Geheimdienste übersahen Namen Müntefering

Der prominente Name Müntefering war demnach erst an diesem Montag, nachdem die deutschen Behörden sieben Wochen im Besitz der Liste waren, dem Bundeskriminalamt aufgefallen. Dieses habe dann zwar die Politikerin informiert, nicht aber die Bundesregierung. Erst am Mittwoch habe dann als erstes Regierungsmitglied Innen-Staatssekretär Günter Krings im Bundestags-Innenausschuss davon erfahren.

Außenminister Gabriel sagte am Rande eines Nato-Treffens in Brüssel zu der MIT-Liste, er habe erst "vor einigen Tagen aus der Presse davon erfahren". Welche Namen daraufstehen, wisse er bis heute nicht.

Die Liste mit rund 300 Namen vorwiegend von angeblichen Anhängern der islamischen Gülen-Bewegung hatte der MIT bereits im Februar an BND-Chef Kahl übergeben, der sie dann offensichtlich an Verfassungsschutz, BKA und Bundesregierung weiterleitete. Die Gülen-Bewegung wird von der türkischen Regierung für den gescheiterten Putschversuch vom vergangenen Juli verantwortlich gemacht, wofür der BND laut Kahl aber keine Anhaltspunkte hat.

Wollte Erdogan Deutschland bloßstellen

Regierungssprecher Steffen Seibert sagte, da es hier um die operative Tätigkeit der Geheimdienste gehe, könne er öffentlich nicht Stellung nehmen. Ein Sprecher des Innenressorts sagte lediglich, dass solche Vorfälle "immer zum Anlass genommen werden, zu schauen, ob man Abläufe optimieren kann". Das werde auch in diesem Fall geschehen.

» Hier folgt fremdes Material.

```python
def _convstack_bwd(eng, S, G, cs, d_out, B, T, F):
    L = hip.lib()
    dev = d_out.device
    Cf = eng.cfg["conv_feature_size"]
    rows = B * T

    def bn_bwd(g, x, bn, name, mask, n_rows, C_, F_, stats_only=False, partial=None, amax=None):
        mean, invstd, scale, shift = bn
        if partial is not None and eng.sync_bn and stats_only:
            import torch.distributed as dist
            local = torch.empty(2 * C_, dtype=torch.float32, device=dev)
            hip.check(L.a2s_bn_bwd_sums_from_partial(hip.stream(), hip._p(partial[0]), partial[1], C_, hip._p(local)), "a2s_bn_bwd_sums_from_partial")
            glob = local.clone()
            dist.all_reduce(glob)
            c12 = torch.empty(2 * C_, dtype=torch.float32, device=dev)
            hip.check(L.a2s_bn_bwd_c12_from_sums(hip.stream(), hip._p(local), hip._p(glob), C.c_double(eng.bn_counts[name]), hip._p(G[name + ".weight"]),
                                                 hip._p(G[name + ".bias"]), hip._p(c12), C_), "a2s_bn_bwd_c12_from_sums")
            return c12
        if partial is not None and not eng.sync_bn:
            c12 = torch.empty(2 * C_, dtype=torch.float32, device=dev)
            hip.check(L.a2s_bn_bwd_from_partial_amax(hip.stream(), hip._p(g), hip._p(x), hip._p(mean), hip._p(invstd), hip._p(scale), hip._p(shift),
                                                     hip._p(G[name + ".weight"]), hip._p(G[name + ".bias"]), NULL if stats_only else hip._p(g),
                                                     hip._p(partial[0]), partial[1], hip._p(c12), C.c_long(n_rows), C_, F_, hip._p(amax)),
                      "a2s_bn_bwd_from_partial")
            return c12 if stats_only else g
        part = torch.empty(L.a2s_bn_bwd_partial_floats(C.c_long(n_rows), C_, F_), dtype=torch.float32, device=dev)
        c12 = torch.empty(2 * C_, dtype=torch.float32, device=dev)
        if eng.sync_bn:
            import torch.distributed as dist
            local = torch.empty(2 * C_, dtype=torch.float32, device=dev)
            hip.check(L.a2s_bn_bwd_stats(hip.stream(), hip._p(g), hip._p(x), hip._p(mean), hip._p(invstd), hip._p(scale), hip._p(shift), hip._p(mask),
                                         hip.f32(1.0 / 0.8), hip._p(part), hip._p(local), C.c_long(n_rows), C_, F_), "a2s_bn_bwd_stats")
            glob = local.clone()
            dist.all_reduce(glob)
            hip.check(L.a2s_bn_bwd_apply(hip.stream(), hip._p(g), hip._p(x), hip._p(mean), hip._p(invstd), hip._p(scale), hip._p(shift), hip._p(mask),
                                         hip.f32(1.0 / 0.8), hip._p(local), hip._p(glob), C.c_double(eng.bn_counts[name]), hip._p(G[name + ".weight"]),
                                         hip._p(G[name + ".bias"]), hip._p(g), hip._p(c12), C.c_long(n_rows), C_, F_), "a2s_bn_bwd_apply")
            return g
        hip.check(L.a2s_bn_bwd_amax(hip.stream(), hip._p(g), hip._p(x), hip._p(mean), hip._p(invstd), hip._p(scale), hip._p(shift), hip._p(mask), hip.f32(1.0 / 0.8),
                                    hip._p(G[name + ".weight"]), hip._p(G[name + ".bias"]), NULL if stats_only else hip._p(g), hip._p(part), hip._p(c12),
                                    C.c_long(n_rows), C_, F_, hip._p(amax)), "a2s_bn_bwd")
        return c12 if stats_only else g

    g = d_out.reshape(rows, Cf).contiguous()
    dz_amax = torch.zeros(1, dtype=torch.float32, device=dev)
    dz = bn_bwd(g, cs["z"], cs["out_bn"], "convstack.out_bn", cs["drop"], rows, Cf, 1, amax=dz_amax)
    if eng.sync_bn:
        hip.absmax(dz, dz_amax)
    w_amax = cs.get("w_out_amax")
    a4 = cs["a4"]
    g_partial = None
    g_amax = None
    Wout = S["convstack.out.weight"]
    if a4 is None:
# ... 99 lines not shown
```
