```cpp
inline hipStream_t as_stream(void* s) { return reinterpret_cast<hipStream_t>(s); }
inline bool aligned16(const void* p) { return (reinterpret_cast<uintptr_t>(p) & 15u) == 0; }
inline int64_t ceil_div(int64_t a, int64_t b) { return (a + b - 1) / b; }

inline bool scale_div_ok(float d) { return std::isfinite(d) && d >= 1e-30f && d <= 1e30f; }

// ... 125 lines not shown

bool stem_small_applicable(const slfp_conv2d_desc& d, int passes);
int stem_small_tiles(const slfp_conv2d_desc& d);
int launch_stem_small(const slfp_conv2d_desc& d, const ConvPlan& p, const float* x, const void* wblob,
                      const float* bias, const PostOp& post, float* y, hipStream_t stream);
bool stem_small_codes_applicable(const slfp_conv2d_desc& d, const ConvPlan& p, int post_flags);
int launch_stem_small_io(const slfp_conv2d_desc& d, const ConvPlan& p, const float* x, const void* wblob, const float* bias,
                         const PostOp& post, void* y_any, const CodeIo& io, hipStream_t stream);

__device__ __forceinline__ uint32_t xcd_remap(uint32_t bid, uint32_t nblocks) {
    const uint32_t xcd = bid & 7u, slot = bid >> 3;
    const uint32_t q = nblocks >> 3, r = nblocks & 7u;
    const uint32_t base = xcd < r ? xcd * (q + 1u) : r * (q + 1u) + (xcd - r) * q;
    return base + slot;
}

}
```

include/slfp.h:

```cpp
#ifndef SLFP_H_
#define SLFP_H_

#include <stddef.h>
#include <stdint.h>

#ifdef __cplusplus
extern "C" {
#endif

#define SLFP_ABI_VERSION 1

#define SLFP_OK 0
#define SLFP_ERR_BAD_ARG (-1)
#define SLFP_ERR_SHAPE (-2)
#define SLFP_ERR_UNSUPPORTED (-3)
#define SLFP_ERR_ALIGNMENT (-4)
#define SLFP_ERR_HIP (-5)

#define SLFP_FMT_ACT8 0
#define SLFP_FMT_W8 1
#define SLFP_FMT_SFP7 2
#define SLFP_FMT_EXT 4

#define SLFP_LAYOUT_NCHW 0
// ... 126 lines not shown
                             const slfp_conv2d_io* io, int has_bias, int relu);
size_t slfp_linear_fc_workspace_bytes(int64_t batch, int64_t in_f, int64_t out_f, const slfp_conv2d_io* io);
int slfp_linear_fwd_fc(const void* x, const void* wprep, const float* bias, void* y, int64_t batch, int64_t in_f,
                       int64_t out_f, float ka, float kw_scale, int qbits, int mfma_passes,
                       const slfp_conv2d_io* io, int relu, void* workspace, void* stream);
int slfp_debug_linear_fc_tiles(int n_tiles, int row_tiles);

int slfp_global_avgpool_supported(int64_t n, int64_t h, int64_t w, int64_t c, int x_layout, const slfp_conv2d_io* io);
int slfp_global_avgpool_f32(const float* x, void* y, int64_t n, int64_t h, int64_t w, int64_t c, int x_layout, int relu,
                            const slfp_conv2d_io* io, void* stream);

int slfp_debug_div_mismatches(float scale_div, unsigned long long* out2, void* stream);

int slfp_debug_enc_mismatches(float scale_div, int fmt, unsigned long long* out2, void* stream);
int slfp_debug_enc_hl_mismatches(float scale_div, int fmt, unsigned long long* out1, void* stream);
int slfp_enc_table_ok(float scale_div, int fmt);
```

Bereits vor dem Bekanntwerden der Nennung Münteferings sowie einer Berliner CDU-Politikerin auf der Liste hatte die Bundesanwaltschaft wegen des Vorfalls Ermittlungen wegen Spionage aufgenommen. Bundesjustizminister Heiko Maas und Innenminister Thomas de Maizière drohten Beteiligten auf türkischer Seite mit Strafverfolgung. Der Sprecher des Innenressorts sprach von "schwerwiegenden Vorwürfen".

Der CSU-Innenpolitiker Stephan Mayer äußerte am Donnerstagabend in der ZDF-Sendung "Maybrit Illner" den Verdacht, dass der türkische Präsident Recep Tayyip Erdogan die Weitergabe der Liste veranlasst habe, um dann Deutschland in der Türkei wegen mangelnder Hilfe bei der Verfolgung der Gülen-Bewegung an den Pranger stellen zu können. Der Grünen-Bundestagsabgeordnete Hans-Christian Ströbele warf dem BND in der Berliner "tageszeitung" vor, die Menschen auf der MIT-Liste nicht frühzeitig benachrichtigt zu haben.